Some of the centers work with advisors -- including MAPS, Nichols, and journalist Michael Pollan, who published the best-selling book in 2018. "We are new to this space; there's a lot we don't know," Ghaznavi said, citing the Mass General board. "This is a way for us to learn from the work that people have been doing for a long time."
While most have embraced the term "psychedelics" in their center names, the Wisconsin center opted for "Psychoactive Substances."
"We thought 'Psychedelics' might raise eyebrows," said Hutson.
Yehuda described the overall field as a collaborative one. "In the field it feels like we are aligned, it doesn't have that 'Lets get there first' feeling," she said. "It has a vibe of togetherness. It feels good when I see another center pop up."
Impending Boom?
Despite the recent surge in psychedelic research centers coming online, sources in the field don't expect every major academic research institution to develop one.
"You don't need centers to do clinical trials," Yehuda said. "You need an idea." Hence at Yale and Stanford as another solution, sources noted.

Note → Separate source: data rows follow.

# alasdairtran/fourierflow

Measured on AMD Instinct MI355X. Metric: training-steps/sec (whole node), F-FNO 24L 64x64 torus (torus_li/markov/24_layers), higher is better.
Workload: dtype f32

## Files before the change

### fourierflow_amd/_capi.py

```python
from __future__ import annotations

import ctypes as C

ABI_VERSION = 13
BRANCH_SELF_RANGE = 1

P = C.c_void_p
I = C.c_int
F = C.c_float
SZ = C.c_size_t
L = C.c_long


class WnDesc(C.Structure):
    _fields_ = [("g", P), ("v", P), ("w", P), ("dw", P), ("dg", P), ("dv", P),
                ("rows", C.c_int32), ("cols", C.c_int32)]


class FxPackDesc(C.Structure):
    _fields_ = [("src", P), ("dst", P), ("sh", C.c_int32), ("sc", C.c_int32), ("type", C.c_int32), ("pad_", C.c_int32)]


class FusedBranch(C.Structure):
    _fields_ = [("in_", P), ("out", P), ("resid", P), ("spec_save", P), ("planes", P), ("tw", P),
                ("B", C.c_int32), ("M", C.c_int32), ("N", C.c_int32),
                ("K", C.c_int32), ("axis", C.c_int32), ("accumulate", C.c_int32),
                ("planes_format", C.c_int32), ("tile_lines", C.c_int32), ("in_amax", P), ("out_amax", P),
                ("storage", C.c_int32), ("flags", C.c_int32), ("dft_frags", P)]


class FfOpts(C.Structure):
    _fields_ = [("in_amax", P), ("out_amax", P), ("max_workgroups", C.c_int32), ("schedule", C.c_int32),
                ("storage", C.c_int32)]


class LayerFwdDesc(C.Structure):
    _fields_ = [("a", FusedBranch), ("b", FusedBranch), ("branch_kernel", C.c_int32), ("interleave", C.c_int32),
                ("pk1", P), ("b1", P), ("pk2", P), ("b2", P), ("s_sum", P), ("resid", P), ("out", P), ("mask", P),
                ("P", C.c_int32), ("C", C.c_int32), ("H", C.c_int32), ("ff_kernel", C.c_int32),
                ("ff_schedule", C.c_int32), ("ff_max_workgroups", C.c_int32), ("pad0_", C.c_int32), ("pad1_", C.c_int32), ("out_amax", P)]


class LayerBwdDesc(C.Structure):
    _fields_ = [("a", FusedBranch), ("b", FusedBranch), ("branch_kernel", C.c_int32), ("interleave", C.c_int32),
                ("g", P), ("g2", P), ("g_sum", P), ("mask", P), ("pk1b", P), ("pk2b", P), ("ds", P), ("s", P), ("pk1", P),
                ("b1", P), ("partial", P), ("nsplit", C.c_int32), ("P", C.c_int32), ("C", C.c_int32), ("H", C.c_int32),
                ("ff_kernel", C.c_int32), ("ff_schedule", C.c_int32), ("ff_max_workgroups", C.c_int32), ("pad_", C.c_int32), ("g_amax", P), ("s_amax", P), ("ds_amax", P)]


class LayerInferDesc(C.Structure):
    _fields_ = [("a", FusedBranch), ("b", FusedBranch), ("interleave", C.c_int32), ("pad_", C.c_int32),
                ("pk1", P), ("b1", P), ("pk2", P), ("b2", P), ("resid", P), ("out", P), ("C", C.c_int32), ("H", C.c_int32),
                ("out_amax", P)]


class InferStackLayer(C.Structure):
    _fields_ = [("planes_a", P), ("planes_b", P), ("pk1", P), ("b1", P), ("pk2", P), ("b2", P)]


class InferStackDesc(C.Structure):
    _fields_ = [("a", FusedBranch), ("b", FusedBranch), ("layers", P), ("n_layers", C.c_int32), ("C", C.c_int32), ("H", C.c_int32),
                ("mode", C.c_int32), ("last_out", P), ("sync", P)]


class AmaxDesc(C.Structure):
    _fields_ = [("x", P), ("n", C.c_size_t)]


class FxRedDesc(C.Structure):
    _fields_ = [("partial", P), ("dW1", P), ("dW2", P), ("db1", P), ("db2", P)]


class FfWgDesc(C.Structure):
    _fields_ = [("s", P), ("g", P), ("pk1", P), ("b1", P), ("pk1b", P), ("partial", P), ("s_amax", P), ("g_amax", P),
                ("s2", P), ("g2", P)]


class MarkovExtra(C.Structure):
    _fields_ = [("force", P), ("mu", P), ("use_position", C.c_int32), ("pad_", C.c_int32)]


class MarkovAdvanceDesc(C.Structure):
    _fields_ = [("affine", P), ("prev", P), ("traj", P), ("feats", P), ("derived", P), ("force", P), ("mu", P),
                ("force_stride", C.c_int64), ("L", C.c_int32), ("col", C.c_int32), ("D", C.c_int32),
                ("use_position", C.c_int32), ("normalize", C.c_int32), ("low", C.c_float), ("high", C.c_float),
                ("pad_", C.c_int32)]


class PadMap(C.Structure):
    _fields_ = [("size", C.c_int32 * 3), ("padded", C.c_int32 * 3)]


class PadDesc(C.Structure):
    _fields_ = [("plain", P), ("padded", P), ("R", C.c_int32), ("Cc", C.c_int32), ("inner", C.c_int32), ("Cp", C.c_int32)]


class FwPackDesc(C.Structure):
    _fields_ = [("w", P), ("wp", P), ("wpt", P), ("K", C.c_int32), ("real", C.c_int32)]


class X3PackDesc(C.Structure):
    _fields_ = [("planes", P), ("dst", P), ("K", C.c_int32), ("format", C.c_int32)]


class TrDesc(C.Structure):
    _fields_ = [("src", P), ("dst", P), ("rows", C.c_int32), ("cols", C.c_int32)]


class IPhiParams(C.Structure):
    NAMES = ("fc0.weight", "fc0.bias", "fc_code.weight", "fc_code.bias", "fc1.weight", "fc1.bias", "fc2.weight", "fc2.bias",
             "fc3.weight", "fc3.bias", "fc4.weight", "fc4.bias")
    _fields_ = [(n, P) for n in ("fc0_w", "fc0_b", "code_w", "code_b", "fc1_w", "fc1_b", "fc2_w", "fc2_b", "fc3_w", "fc3_b",
                                 "fc4_w", "fc4_b")]


class PcHeadParams(C.Structure):
    _fields_ = [(n, P) for n in ("bs_w", "bs_b", "fc1_w", "fc1_b", "fc2_w", "fc2_b")]


class GatherField(C.Structure):
    _fields_ = [("src", P), ("dst", P), ("src_sample", C.c_int64), ("src_offset", C.c_int64), ("src_q", C.c_int64),
                ("src_r", C.c_int64), ("dst_sample", C.c_int64), ("dst_offset", C.c_int64), ("dst_q", C.c_int64),
                ("dst_r", C.c_int64), ("Q", C.c_int32), ("R", C.c_int32)]


GATHER_MAX_FIELDS = 8
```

Notably, many institutions "want to wait for more evidence because what happens if you start a research center and it doesn't work out?" said Collin Reiff, MD, an addiction psychiatrist at NYU Langone who works with the university's psychedelics center but is funded separately.

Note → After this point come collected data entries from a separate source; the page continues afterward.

# terminusdb-labs/parallel-hnsw

Measured on AMD Instinct MI355X. Metric: queries/sec at recall@10≥0.95 on 1M×768 f32, higher is better.
Workload: dtype f32

## Files before the change

### parallel_hnsw_amd/csrc/api.hip

```cpp
#include <hip/hip_runtime.h>

#include <algorithm>
#include <atomic>
#include <cmath>
#include <cstdarg>
#include <cstdio>
#include <cstring>
#include <new>
#include <stdexcept>
#include <vector>

#include "exact_slices.h"
#include "phnsw_internal.h"

static thread_local std::string g_err;

void ph_set_error(const char *fmt, ...) {
  char buf[1024];
  va_list ap;
  va_start(ap, fmt);
  vsnprintf(buf, sizeof(buf), fmt, ap);
  va_end(ap);
  g_err = buf;
}
// ... 614 lines not shown
    a.collect_k = c.collect_k;
    a.collect_flags = c.collect_flags;
    a.collect_ids = c.out_ids;
    a.collect_d = c.out_d;
    a.out_ids = nullptr;
    a.out_d = nullptr;
    a.filter_flags = 0u;
  }
}

uint32_t ph_default_ovf_cap(uint32_t ef) {
  if (const char *e = getenv("PHNSW_OVF_CAP"))
    if (atoi(e) > 0) return (uint32_t)atoi(e);
  return std::max<uint32_t>(8192u, ef * 64u);
}
static uint32_t default_ovf_cap(uint32_t ef) { return ph_default_ovf_cap(ef); }

static uint64_t two_launch_min() {
  const char *e = getenv("PHNSW_TWO_LAUNCH_MIN");
  return (e && atoll(e) > 0) ? (uint64_t)atoll(e) : (uint64_t)PH_TWO_LAUNCH_MIN;
}
static std::atomic<uint64_t> g_two_launch_count{0};
extern "C" uint64_t phnsw_debug_two_launch_count(void) { return g_two_launch_count.load(); }
extern "C" uint32_t phnsw_debug_last_search_chunks(const phnsw_index *ix) { return ix ? ix->ws[ix->ws_last].n_chunks : 0; }

extern "C" int phnsw_stream_create_beside(int device, void *other_stream, void **out_stream) try {
  if (!out_stream) {
    ph_set_error("phnsw_stream_create_beside: out_stream is NULL");
    return PHNSW_E_INVALID;
  }
  PH_HIP(hipSetDevice(device));
  hipStream_t st = nullptr;
  int rc = ph_stream_beside((hipStream_t)other_stream, &st);
  if (rc) return rc;
  *out_stream = (void *)st;
  return 0;
} catch (...) { return ph_caught(); }

static int attach_probes(phnsw_index *mix, const PhSearchCall &c, PhSearchArgs &a) {
  (void)mix, (void)c, (void)a;
#ifdef PH_CELL_PROBE
  {
    static unsigned long long *probe_dev = nullptr;
    if (!probe_dev) {
      PH_HIP(hipMalloc(&probe_dev, 12 * sizeof(unsigned long long)));
      PH_HIP(hipMemset(probe_dev, 0, 12 * sizeof(unsigned long long)));
// ... 89 lines not shown
  if (split) {
    g_two_launch_count++;
    rc = ph_workspace_order_ensure(ws, a.nq);
    for (uint32_t l = first_big; l < a.n_layers && !rc; l++)
      rc = ph_layer_anchor_pos(ix->store, mix->layers[l - 1]);
    if (rc) return rc;
    if (a.collect_k) {
      const size_t need = (size_t)nq * a.ef * 4u;
      if (ws.park_ids_bytes < need) {
        if (ws.park_ids) PH_HIP(hipFree(ws.park_ids));
        ws.park_ids = nullptr, ws.park_ids_bytes = 0;
        PH_HIP(hipMalloc(&ws.park_ids, need));
        ws.park_ids_bytes = need;
      }
      if (ws.park_d_bytes < need) {
        if (ws.park_d) PH_HIP(hipFree(ws.park_d));
        ws.park_d = nullptr, ws.park_d_bytes = 0;
        PH_HIP(hipMalloc(&ws.park_d, need));
        ws.park_d_bytes = need;
      }
      a.out_ids = ws.park_ids;
      a.out_d = ws.park_d;
    }
  }
  rc = attach_probes(mix, c, a);
  if (rc) return rc;
  rc = ph_search_begin(ws, stream);
  if (rc) return rc;
  bool kept_table = false;
  if (c.hint && T && !split) {
    rc = ph_build_table_prepare(mix, ws, a, *c.hint, T, stream, &kept_table);
    if (rc) return rc;
  }
  const uint64_t tmax = (T && !kept_table) ? ph_tiny_max_positions(ix, a.n_layers, a.ef) : 0;
  const uint64_t chunk = (tmax && nq > tmax) ? tmax : nq;
  for (uint64_t c0 = 0; c0 < nq; c0 += chunk) {
    PhSearchArgs b = a;
    const uint64_t cnt = std::min<uint64_t>(chunk, nq - c0);
    const bool last_chunk = c0 + cnt == nq;
    b.nq = (uint32_t)cnt;
    if (b.order) {
      b.order += c0;
    } else if (c0) {
      const uint32_t ostride = out_stride ? out_stride : b.ef;
      if (b.queries) b.queries += c0 * c.ldq;
      if (b.qids) b.qids += c0;
      if (b.exclude) b.exclude += c0;
      if (b.filter) b.filter += c0 * b.filter_stride;
      if (b.label_want) b.label_want += c0;
      if (b.out_ids) b.out_ids += c0 * ostride, b.out_d += c0 * ostride;
      if (b.collect_k) b.collect_ids += c0 * b.collect_k, b.collect_d += c0 * b.collect_k;
      b.out_len += c0;
      if (b.out_stats) b.out_stats += 2 * c0;
      b.status += c0;
      if (b.out_hit) b.out_hit += c0;
      b.first_node += (uint32_t)c0;
    }
    ws.n_chunks = (uint32_t)(c0 / chunk) + 1;
    PH_HIP(hipEventRecord(ws.evc, stream));
    if (c0) PH_HIP(hipMemsetAsync(ws.dtotals, 0, sizeof(unsigned long long) * 3 * PH_MAX_DISPATCH, stream));
    if (!kept_table) {
      rc = ph_tiny_prepare(ix, ws, b, T, stream);
      if (rc) return rc;
    }
    ws.d_tiny = b.tiny_layers != 0;
    PH_HIP(hipEventRecord(ws.evd[0], stream));
    if (!split) {
      b.launch_totals = ws.dtotals;
      b.launch_tab = ws.dtotals + 2 * PH_MAX_DISPATCH;
      rc = ph_search_launch(ix, ws, b, stream, last_chunk);
      if (rc) return rc;
      PH_HIP(hipEventRecord(ws.evd[1], stream));
      ws.n_dispatch = 1;
      ws.d_lo[0] = knn_mode ? b.n_layers - 1 : 0;
      ws.d_hi[0] = b.n_layers;
      continue;
    }
    const uint32_t Td = b.tiny_layers;
    const bool dense_first = Td && Td < b.n_layers && b.nq >= PH_DENSE_SPLIT_MIN && !getenv("PHNSW_NO_DENSE_SPLIT");
    if (dense_first) b.dense_flag = ws.tiny_member + b.tiny_n;
    uint32_t di = 0;
    uint32_t *const out_hit_final = b.out_hit;
    const uint32_t first_hi = dense_first ? Td : first_big;
    for (uint32_t lo = 0, hi = first_hi; lo < b.n_layers; lo = hi, hi = (lo == Td && dense_first && first_big > Td) ? first_big : hi + 1) {
      PhSearchArgs p = b;
// ... 649 lines not shown
```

Nichols has a different take: "If they want to be a state-of-the-art psychiatry department, they are going to need to pick this up. It will be a mainstay of psychiatry in the future."

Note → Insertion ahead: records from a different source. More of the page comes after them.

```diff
+static inline void gramplan_deal(int64_t nun, int64_t nblocks, int nwaves, int64_t N, GramPlan* P) {
+  const int64_t npairs = (nblocks + 1) / 2, W = nwaves / 2;
+  GramPlanRun runs[3];
+  const int nr = gramplan_runs(nun, N, runs);
+  P->nitems = N;
+  P->rounds = (int)(((N + 1) / 2 + W - 1) / W);
+  P->table.assign((size_t)P->rounds * (size_t)nwaves, GramPlanItem{-1, 0, 0, -1});
+  P->slab_first.resize((size_t)nun + 1);
+  P->slab_list.resize((size_t)N);
+  int64_t s = 0;
+  for (int i = 0; i < nr; i++)
+    for (int64_t u = runs[i].u0; u < runs[i].u1; u++) { P->slab_first[(size_t)u] = (int32_t)s; s += runs[i].a0 + runs[i].a1; }
+  P->slab_first[(size_t)nun] = (int32_t)s;
+  for (int64_t i = 0; i < N; i++) P->slab_list[(size_t)i] = (int32_t)i;
+  int cs[3];
+  int ncs = 0;
+  for (int i = 0; i < nr; i++) cs[ncs++] = runs[i].a0 + runs[i].a1;
+  std::sort(cs, cs + ncs);
+  ncs = (int)(std::unique(cs, cs + ncs) - cs);
+  for (int h = 0; h < 2; h++) {
+    int64_t pos = 0;
+    std::vector<int32_t> cu, ca;
+    for (int ci = 0; ci < ncs; ci++) {
+      const int c = cs[ci];
+      cu.clear();
+      ca.clear();
+      for (int i = 0; i < nr; i++)
+        if (runs[i].a0 + runs[i].a1 == c)
+          for (int64_t u = runs[i].u0; u < runs[i].u1; u++) { cu.push_back((int32_t)u); ca.push_back(h ? runs[i].a1 : runs[i].a0); }
+      for (size_t g0 = 0; g0 < cu.size(); g0 += (size_t)W) {
+        const size_t g1 = std::min(cu.size(), g0 + (size_t)W);
+        int amax = 0;
+        for (size_t j = g0; j < g1; j++) amax = std::max(amax, (int)ca[j]);
+        for (int kl = 0; kl < amax; kl++)
+          for (size_t j = g0; j < g1; j++) {
+            if (ca[j] <= kl) continue;
+            const int32_t u = cu[j];
+            const int k = (h ? c - ca[j] : 0) + kl;
+            P->table[(size_t)((pos / W) * nwaves + h * W + pos % W)] =
+                GramPlanItem{u, (int32_t)(npairs * k / c), (int32_t)(npairs * (k + 1) / c), P->slab_first[(size_t)u] + k};
+            pos++;
+          }
+      }
+    }
+  }
+}
+
+static inline int64_t gramplan_items(int64_t nun, int64_t nruns, int64_t nblocks, int nwaves, const GramPlanCost& C, int64_t want,
+                                     double* cost) {
+  if (want <= 0) return gramplan_choose(nun, nruns, nblocks, nwaves, C, cost);
+  int cmin, cmax;
+  gramplan_limits(nblocks, &cmin, &cmax);
+  const int64_t N = std::min(std::max(want, nun * cmin), nun * cmax);
+  if (cost) *cost = gramplan_cost(nun, nruns, nblocks, nwaves, N, C);
+  return N;
+}
+
+static inline int gramplan_rounds(int64_t N, int nwaves) {
+  const int64_t W = nwaves / 2;
+  return (int)(((N + 1) / 2 + W - 1) / W);
+}
```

Nevertheless, he predicted, "I think [that's] going to spread slowly."
Johnson acknowledged that the field still needs "more rigorous larger-scale studies," and Stoops agreed there's a need for more randomized controlled trials.
Hutson warned: "I'm concerned people will think this is a panacea. There's a lot of passion about psychedelics. But I don't think everybody should be taking them. There's going to be some people that are disappointed."
Others expressed even deeper skepticism.
"You have all these centers popping up led by people receptive to the idea without doing rigorous research," Lieberman said. "We don't really have a critical mass of experienced researchers."
Too many studies are simple, "not sufficiently broad or focused on the right kinds of questions," he added.
"Research has to get out in front of this broad rush to utilize these substances," he said. "It may be slower, but in the long run it's going to be much more valuable."
'I Hope It's As Good As We Think It Is'
Yehuda's center is now examining how MDMA-assisted therapy sessions affect PTSD symptoms. It was green-lighted after Yehuda explained her rationale over two meetings with Icahn leaders, she said. Her track record likely helped her cause.
Still, it bothers her that despite all her work, trauma and PTSD continue to pose major mental health challenges.
"There's a little bit of frustration at the disconnect between how superbly we can describe things on a molecular level and the fact that this hasn't really changed outcomes for patients," she said of current treatments.
While psychedelics can put one "into a state of openness that is conducive to trauma processing," she said, "it's not a magic pill that makes trauma go away."
"We know psychotherapy can change the way the brain functions and now the question is, How might the use of psychedelics catalyze that process?" Yehuda said. "This is a hard thing, but getting it right seems to have as its reward so much potential social good that it was hard to resist the chance to make this meaningful contribution for people who have suffered. ... I actually care about this."
Yehuda plans to dedicate the rest of her career to this field, she said. "I've been accused of medicalization and I'm guilty," she said. "We have to figure out the science before there is a movement that this is OK."
When it comes to these substances, however, the one-time skeptic called herself an idealist -- like many in the field. "We will be honest brokers, but I hope it succeeds," she said. "I hope it's as good as we think it is."